The functional disability experienced by patients with severe pulmonary disease relates both to their physiological impairment and their inability to adapt and maintain a normal lifestyle. As patients develop a medical need for supplemental oxygen, breathlessness and lack of energy are compounded by the increased demand of carrying oxygen equipment.

Oxygen conserving devices have been introduced as a means of making oxygen therapy more efficient, more portable, and less intrusive [1,2]. In addition, hypoxemia can be prevented more readily in those patients with high oxygen flow requirements by using oxygen conserving devices, such as reservoir cannulas and transtracheal catheters. Escalating costs and reduced reimbursement have also fostered the availability of these systems.

This review will compare traditional, continuous flow oxygen delivery by nasal cannula with a variety of oxygen conserving devices. The indications for long-term supplemental oxygen, the use of oxygen in hypercapnic patients, and issues regarding oxygen therapy during air travel are discussed separately. (See "Long-term supplemental oxygen therapy" and "The evaluation, diagnosis, and treatment of the adult patient with acute hypercapnic respiratory failure" and "Traveling with oxygen aboard commercial air carriers".)


Continuous flow nasal cannula oxygen delivery via nasal prongs is the standard against which all developments or improvements should be compared [3]. The nasal cannula is universal and generally well accepted by patients and the public alike, and its effectiveness in meeting the oxygen needs of the stable chronic lung disease patient is essentially unquestioned. However, it is inefficient, as only a small percentage of the oxygen delivered to the nose actually reaches the alveoli.

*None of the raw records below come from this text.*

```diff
 template <class Pass>
-__global__ void __launch_bounds__(256) k_radix_scan(const Pass p, const RadixScratch s) {
+__global__ void __launch_bounds__(32 * kScanRows) k_radix_scan(const Pass p, const RadixScratch s) {
   GS_PDL_ENTRY();
-  __shared__ uint32_t s_warp[8];
-  __shared__ uint32_t s_carry;
-  const uint32_t tid = threadIdx.x, lane = tid & 31, warp = tid >> 5;
+  const uint32_t lane = threadIdx.x & 31, digit = blockIdx.x * kScanRows + (threadIdx.x >> 5);
   const uint32_t n = p.count();
   const uint32_t num_chunks = (n + kRadixTile - 1) / kRadixTile;
-  uint32_t *row = s.table + (size_t)blockIdx.x * s.stride;
-  if (tid == 0) s_carry = 0;
-  __syncthreads();
-  for (uint32_t b = 0; b < num_chunks; b += 256) {
-    const uint32_t i = b + tid;
-    const uint32_t v = (i < num_chunks) ? row[i] : 0u;
-    uint32_t incl = v;
+  uint32_t *row = s.table + (size_t)digit * s.stride;
+  uint32_t carry = 0;
+  for (uint32_t b = 0; b < num_chunks; b += 32 * kScanSpan) {
+    const uint32_t first = b + lane * kScanSpan;
+    uint32_t v[kScanSpan], sum = 0;
+#pragma unroll
+    for (int k = 0; k < kScanSpan; ++k) {
+      v[k] = first + k < num_chunks ? row[first + k] : 0u;
+      sum += v[k];
+    }
+    uint32_t incl = sum;
+#pragma unroll
     for (int o = 1; o < 32; o <<= 1) {
       const uint32_t t = __shfl_up_sync(0xffffffffu, incl, o);
       if (lane >= (uint32_t)o) incl += t;
     }
-    if (lane == 31) s_warp[warp] = incl;
-    __syncthreads();
-    uint32_t wbase = 0;
-    for (uint32_t k = 0; k < warp; ++k) wbase += s_warp[k];
-    const uint32_t carry = s_carry;
-    if (i < num_chunks) row[i] = carry + wbase + incl - v;
-    __syncthreads();
-    if (tid == 255) s_carry = carry + wbase + incl;
-    __syncthreads();
-  }
-  if (tid == 0) {
-    s.totals[blockIdx.x] = s_carry;
-    p.scanned(s_carry);
+    uint32_t run = carry + incl - sum;
+#pragma unroll
+    for (int k = 0; k < kScanSpan; ++k) {
+      if (first + k < num_chunks) row[first + k] = run;
+      run += v[k];
+    }
+    carry += __shfl_sync(0xffffffffu, incl, 31);
+  }
+  if (lane == 0) {
+    s.totals[digit] = carry;
+    p.scanned(carry);
   }
 }
 
 constexpr int kScatThreads = 512;
 constexpr int kScatItems = kRadixTile / kScatThreads;
 constexpr int kScatWarps = kScatThreads / 32;
+constexpr int kWcntPitch = 257;
 
 template <class Pass>
 __global__ void __launch_bounds__(kScatThreads, 2) k_radix_scatter(Pass p, const RadixScratch s) {
   GS_PDL_ENTRY();
   constexpr bool kCarry = !std::is_void<typename Pass::Carry>::value;
   using carry_t = typename std::conditional<kCarry, typename Pass::Carry, uint8_t>::type;
-  __shared__ uint32_t wcnt[kScatWarps][256];
+  __shared__ uint32_t wcnt[kScatWarps * kWcntPitch];
   __shared__ uint32_t tile_off[256];
   __shared__ uint32_t s_loc[256];
-  __shared__ uint32_t s_warp_tot[8];
+  __shared__ uint32_t s_warp_tot[2][8];
   __shared__ uint32_t s_pay[kRadixTile];
   __shared__ carry_t s_carry[kCarry ? kRadixTile : 1];
   __shared__ uint8_t s_dig[kRadixTile];
@@ -330,83 +344,110 @@
   const uint32_t num_chunks = (n + kRadixTile - 1) / kRadixTile;
   if (blockIdx.x >= num_chunks) return;
 
-  auto scan256 = [&](uint32_t v) -> uint32_t {
-    uint32_t incl = v;
+  auto scan256x2 = [&](uint32_t &a, uint32_t &b) {
+    uint32_t ia = a, ib = b;
+#pragma unroll
     for (int o = 1; o < 32; o <<= 1) {
-      const uint32_t t = __shfl_up_sync(0xffffffffu, incl, o);
-      if (lane >= (uint32_t)o) incl += t;
-    }
-    __syncthreads();
-    if (lane == 31 && warp < 8) s_warp_tot[warp] = incl;
-    __syncthreads();
-    uint32_t wbase = 0;
-    for (uint32_t k = 0; k < warp && k < 8; ++k) wbase += s_warp_tot[k];
-    return wbase + incl - v;
+      const uint32_t ta = __shfl_up_sync(0xffffffffu, ia, o), tb = __shfl_up_sync(0xffffffffu, ib, o);
+      if (lane >= (uint32_t)o) { ia += ta; ib += tb; }
+    }
+    if (lane == 31 && warp < 8) { s_warp_tot[0][warp] = ia; s_warp_tot[1][warp] = ib; }
+    __syncthreads();
+    uint32_t wa = 0, wb = 0;
+    for (uint32_t k = 0; k < warp && k < 8; ++k) { wa += s_warp_tot[0][k]; wb += s_warp_tot[1][k]; }
+    a = wa + ia - a;
+    b = wb + ib - b;
   };
 
   const uint32_t dtot = tid < 256 ? s.totals[tid] : 0u;
-  const uint32_t dbase = scan256(dtot);
-  if (blockIdx.x == 0 && tid < 256) p.digit_range(tid, dbase, dbase + dtot);
   p.prepare(n);
 
   for (uint32_t c = blockIdx.x; c < num_chunks; c += gridDim.x) {
     const uint32_t toff = tid < 256 ? __ldg(s.table + (size_t)tid * s.stride + c) : 0u;
-    for (uint32_t k = tid; k < kScatWarps * 256; k += kScatThreads) (&wcnt[0][0])[k] = 0u;
     const uint32_t base = c * kRadixTile + warp * (32 * kScatItems) + lane;
-    uint32_t digit[kScatItems], pay[kScatItems], rank[kScatItems];
-    carry_t carry[kScatItems];
+    uint32_t key[kScatItems], pay[kScatItems], rank[kScatItems];
+    auto load_slice = [&](auto tail) {
+#pragma unroll
+      for (int k = 0; k < kScatItems; ++k) {
+        const uint32_t i = base + k * 32;
+        uint32_t cv = 0;
+        key[k] = kInvalidDigit;
+        pay[k] = 0;
+        if (!decltype(tail)::value || i < n) {
+          const uint32_t d = p.load(i, pay[k], cv);
+          if (d != kInvalidDigit) key[k] = d | (kCarry ? (uint32_t)(carry_t)cv << 8 : 0u);
+        }
+      }
+    };
+    if ((c + 1) * kRadixTile <= n) load_slice(std::false_type{});
+    else load_slice(std::true_type{});
+    for (uint32_t k = tid; k < kScatWarps * kWcntPitch; k += kScatThreads) wcnt[k] = 0u;
+    __syncthreads();
+    uint32_t *const my_cnt = wcnt + warp * kWcntPitch;
 #pragma unroll
     for (int k = 0; k < kScatItems; ++k) {
-      const uint32_t i = base + k * 32;
-      uint32_t cv = 0;
-      digit[k] = kInvalidDigit;
-      pay[k] = 0;
-      if (i < n) digit[k] = p.load(i, pay[k], cv);
-      carry[k] = (carry_t)cv;
-    }
-    __syncthreads();
-#pragma unroll
-    for (int k = 0; k < kScatItems; ++k) {
-      const uint32_t d = digit[k];
+      const uint32_t d = key[k] == kInvalidDigit ? kInvalidDigit : key[k] & 255u;
       const uint32_t peers = __match_any_sync(0xffffffffu, d);
       const uint32_t lt = __popc(peers & ((1u << lane) - 1u));
       uint32_t prior = 0;
-      if (d != kInvalidDigit) prior = wcnt[warp][d];
+      if (d != kInvalidDigit) prior = my_cnt[d];
       __syncwarp();
-      if (d != kInvalidDigit && lt == 0) wcnt[warp][d] = prior + __popc(peers);
+      if (d != kInvalidDigit && lt == 0) my_cnt[d] = prior + __popc(peers);
       __syncwarp();
       rank[k] = prior + lt;
     }
     __syncthreads();
-    uint32_t total = 0;
+    {
+      const uint32_t w = lane & 15;
+#pragma unroll
+      for (int r = 0; r < 8; ++r) {
+        const uint32_t d = 32 * (warp >> 1) + 8 * (warp & 1) + r + 16 * (lane >> 4);
+        const uint32_t v = wcnt[w * kWcntPitch + d];
+        uint32_t incl = v;
+#pragma unroll
+        for (int o = 1; o < 16; o <<= 1) {
+          const uint32_t t = __shfl_up_sync(0xffffffffu, incl, o, 16);
+          if (w >= (uint32_t)o) incl += t;
+        }
+        wcnt[w * kWcntPitch + d] = incl - v;
+        if (w == 15) s_loc[d] = incl;
+      }
+    }
+    __syncthreads();
+    const uint32_t cnt = tid < 256 ? s_loc[tid] : 0u;
+    uint32_t loc = cnt, dbase = dtot;
+    scan256x2(loc, dbase);
     if (tid < 256) {
-#pragma unroll
-      for (int w = 0; w < kScatWarps; ++w) {
-        const uint32_t cnt = wcnt[w][tid];
-        wcnt[w][tid] = total;
-        total += cnt;
-      }
-    }
-    const uint32_t loc = scan256(total);
-    if (tid < 256) {
+      if (c == 0) p.digit_range(tid, dbase, dbase + dtot);
       s_loc[tid] = loc;
       tile_off[tid] = dbase + toff - loc;
-      if (tid == 255) s_total = loc + total;
+      if (tid == 255) s_total = loc + cnt;
     }
     __syncthreads();
 #pragma unroll
     for (int k = 0; k < kScatItems; ++k) {
-      const uint32_t d = digit[k];
-      if (d == kInvalidDigit) continue;
-      const uint32_t lp = s_loc[d] + wcnt[warp][d] + rank[k];
+      if (key[k] == kInvalidDigit) continue;
+      const uint32_t d = key[k] & 255u;
+      const uint32_t lp = s_loc[d] + my_cnt[d] + rank[k];
       s_pay[lp] = pay[k];
       s_dig[lp] = (uint8_t)d;
-      if (kCarry) s_carry[lp] = carry[k];
+      if (kCarry) s_carry[lp] = (carry_t)(key[k] >> 8);
     }
     __syncthreads();
     const uint32_t nvalid = s_total;
-    for (uint32_t i = tid; i < nvalid; i += kScatThreads)
-      p.store(tile_off[s_dig[i]] + i, s_pay[i], kCarry ? (uint32_t)s_carry[i] : 0u);
+    for (uint32_t i = tid; i < nvalid; i += 2 * kScatThreads) {
+      const uint32_t j = i + kScatThreads;
+      const bool two = j < nvalid;
+      const uint32_t pos0 = tile_off[s_dig[i]] + i, pay0 = s_pay[i], car0 = kCarry ? (uint32_t)s_carry[i] : 0u;
+      uint32_t pos1 = 0, pay1 = 0, car1 = 0;
+      if (two) {
+        pos1 = tile_off[s_dig[j]] + j;
+        pay1 = s_pay[j];
+        car1 = kCarry ? (uint32_t)s_carry[j] : 0u;
+      }
+      p.store(pos0, pay0, car0);
+      if (two) p.store(pos1, pay1, car1);
+    }
     __syncthreads();
   }
 }
@@ -415,8 +456,16 @@
 static void run_pass(gs_context *c, const Pass &p, const RadixScratch &s, uint64_t n_max, cudaStream_t st) {
   const int grid = persistent_grid(c, n_max, kRadixTile, 8);
   launch_chain(c, k_radix_hist<Pass>, grid, kRadixThreads, st, p, s);
-  launch_chain(c, k_radix_scan<Pass>, 256, 256, st, p, s);
+  launch_chain(c, k_radix_scan<Pass>, 256 / kScanRows, 32 * kScanRows, st, p, s);
   launch_chain(c, k_radix_scatter<Pass>, grid, kScatThreads, st, p, s);
+}
+
+__device__ __forceinline__ int32_t js_to_int32_flat(double q) {
+  const unsigned long long b = (unsigned long long)__double_as_longlong(q);
+  const int e = (int)((b >> 52) & 0x7FFu) - 1075;
+  const unsigned long long m = (b & 0xFFFFFFFFFFFFFull) | 0x10000000000000ull;
+  const uint32_t lo = e >= 32 ? 0u : e >= 0 ? (uint32_t)(m << e) : e > -53 ? (uint32_t)(m >> -e) : 0u;
+  return (int32_t)((b >> 63) ? 0u - lo : lo);
 }
 
 struct D1 : RadixPass {
@@ -431,13 +480,14 @@
   __device__ void prepare(uint32_t n) { if (n) dr = load_depth_range(ctr); }
   __device__ uint32_t load(uint32_t i, uint32_t &pay, uint32_t &carry) {
     const float d = __ldg(depth + i);
-    if (d == GS_DEPTH_REJECT) return kInvalidDigit;
-    const int32_t key = depth_key(d, dr.min_depth, dr.depth_inv);
-    if (key < 0 || key > 65535) { ++n_drop; return kInvalidDigit; }
-    ++n_in;
+    const bool kept = d != GS_DEPTH_REJECT;
+    const int32_t key = js_to_int32_flat(__dmul_rn(__dsub_rn((double)d, dr.min_depth), dr.depth_inv));
+    const bool in = key >= 0 && key <= 65535;
+    n_drop += kept && !in;
+    n_in += kept && in;
     pay = i;
     carry = (uint32_t)key >> 8;
-    return key & 255;
+    return kept && in ? (uint32_t)key & 255u : kInvalidDigit;
   }
   __device__ void store(uint32_t pos, uint32_t pay, uint32_t carry) const { idx_out[pos] = pay; hi_out[pos] = (uint8_t)carry; }
   __device__ void hist_epilogue() {
```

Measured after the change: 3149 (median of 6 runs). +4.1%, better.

Oxygen flowing through the standard nasal cannula is nearly 100 percent pure. However, the patient actually receives a blend of pure oxygen and room air. In fact, a much larger volume of inspired atmospheric air, containing 20.9 percent oxygen, is entrained with the oxygen [4]. The resultant inspiratory oxygen concentrations via standard flow settings are approximated in the figure (figure 1).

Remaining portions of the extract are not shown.